Volkswagen announced investments of 15 billion euros ($18 billion) in electric and autonomous vehicles in China by 2022. “China is our second home,” recently installed chief executive Herbert Diess said at a Beijing press conference, with its market set to be “the biggest” worldwide for electric cars. Even though Diess created a stir with his announcement, the big buzz surrounded the all-electric models from Tesla, the precocious child of Elon Musk. “Believe me, executives from local and global rivals were among those checking out Tesla’s stand,” one industry insider said.

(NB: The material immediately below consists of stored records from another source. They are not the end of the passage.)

@@ -156,11 +175,7 @@
   return dispatch_group(pl.t.id, pb.t.id, dummy, dummy, nullptr, 2) == 1 ? 1 : 0;
 }
 
-int mf_conv2d_wino_gn_apply_f16x2(const void* v1s, const void* v2s, const void* us, const float* bias, const float* v1_bound, const float* v2_bound,
-                                  float u_bound, void* workspace, size_t workspace_bytes, uint32_t* sync, int G, const MfWinoTail* t,
-                                  const MfConvF16x2Call* guest, const MfConvDesc* d, void* stream) {
-  MF_REQUIRE(d && t && v1s && us && workspace, MF_EINVAL, "conv_wino_gn_apply: null pointer");
-  MF_REQUIRE(mf_wino_tail_ok(d, G), MF_EUNSUPPORTED, "conv_wino_gn_apply: not on this path (mf_wino_tail_ok == 0)");
+static int wino_tail_check(const MfWinoTail* t) {
   MF_REQUIRE(t->out || t->out_split || t->out_wino, MF_EINVAL, "conv_wino_gn_apply: no output");
   MF_REQUIRE(!(t->out_split || t->out_wino) || t->out_bound, MF_EINVAL, "conv_wino_gn_apply: out_bound with the fp16-pair outputs");
   MF_REQUIRE(!t->out_wino || t->wino_bound, MF_EINVAL, "conv_wino_gn_apply: wino_bound with out_wino");
@@ -169,6 +184,41 @@
   MF_REQUIRE(!t->residual_pairs || t->res_bound, MF_EINVAL, "conv_wino_gn_apply: a residual given as fp16 pairs needs the res_bound that scaled it");
   MF_REQUIRE(!t->residual || t->res_bound || (t->res_bound_slots && t->res_nslots > 0), MF_EINVAL, "conv_wino_gn_apply: a residual needs res_bound or res_bound_slots");
   MF_REQUIRE(!t->emb || (t->emb_bound && t->emb_stride % 4 == 0), MF_EINVAL, "conv_wino_gn_apply: an embedding needs emb_bound and emb_stride %% 4 == 0");
+  return MF_OK;
+}
+static mfw::WinoTailP wino_tail_args(const float* m, const float* bias, const MfWinoTail* t, int N, int H, int W, int C, int G) {
+  mfw::WinoTailP p;
+  p.m = m; p.bias = bias; p.gamma = t->gamma; p.beta = t->beta;
+  p.res_f32 = t->residual; p.res_pairs = t->residual_pairs; p.res_bound = t->res_bound; p.res_slots = t->res_bound ? nullptr : t->res_bound_slots;
+  p.res_nslots = t->res_nslots; p.emb = t->emb; p.emb_stride = (long)t->emb_stride; p.emb_bound = t->emb_bound;
+  p.out_f32 = t->out; p.out_pairs = t->out_split; p.out_bound = t->out_bound; p.out_wino = t->out_wino; p.wino_bound = t->wino_bound;
+  p.N = N; p.H = H; p.W = W; p.C = C; p.G = G; p.act = t->act; p.eps = t->eps; p.bconst = t->bconst;
+  static const int v_nt = [] { const char* e = getenv("MF_WINO_VSTORE"); return e ? atoi(e) : 1; }();
+  p.v_nt = v_nt;
+  static const int tail_map = [] { const char* e = getenv("MF_WINO_TAIL_MAP"); return e ? atoi(e) : 1; }();
+  p.xcd_map = tail_map;
+#if MFC2_HZ & 1024
+  p.dbg = reinterpret_cast<unsigned long*>(g_conv_dbg);
+#endif
+  p.v_f32 = 0;
+  return p;
+}
+
+int mf_debug_wino_tail_f16x2(const float* m, const float* bias, int G, const MfWinoTail* t, int N, int H, int W, int C, int general, void* stream) {
+  MF_REQUIRE(m && t && N > 0 && H >= 2 && W >= 2 && H % 2 == 0 && W % 2 == 0 && C > 0 && G > 0 && C % G == 0, MF_EINVAL, "debug_wino_tail: bad args");
+  const int cpg = C / G;
+  MF_REQUIRE(cpg % 8 == 0 && 256 % (cpg / 4) == 0 && (size_t)H * W * cpg * sizeof(float) <= 64 * 1024 && wino_tail_offsets_ok(N, H, W, C), MF_EUNSUPPORTED,
+             "debug_wino_tail: not a shape of the tail (channels per group %d)", cpg);
+  if (int rc0 = wino_tail_check(t)) return rc0;
+  return wino_tail_launch(wino_tail_args(m, bias, t, N, H, W, C, G), (hipStream_t)stream, "wino_tail", general != 0);
+}
+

Auto executives had their minds on the boiling trade war between Beijing and Washington, with every twist and turn fanning fears that it could bring their plans for China to a screeching halt. But Beijing has announced it will liberalise foreign ownership limits in the sector, a move seen as a possible olive branch to US President Donald Trump, who has railed against China’s policies in the sector.

Foreign automakers account for more than half of vehicle sales in China, with VW saying it has “strong” local partners in their joint ventures “Hopefully, liberalisation will help fair competition, and having a level playing field,” said Jochem Heizmann, CEO of Volkswagen Group China. China currently restricts foreign auto firms to a maximum 50 percent ownership of joint ventures with local companies.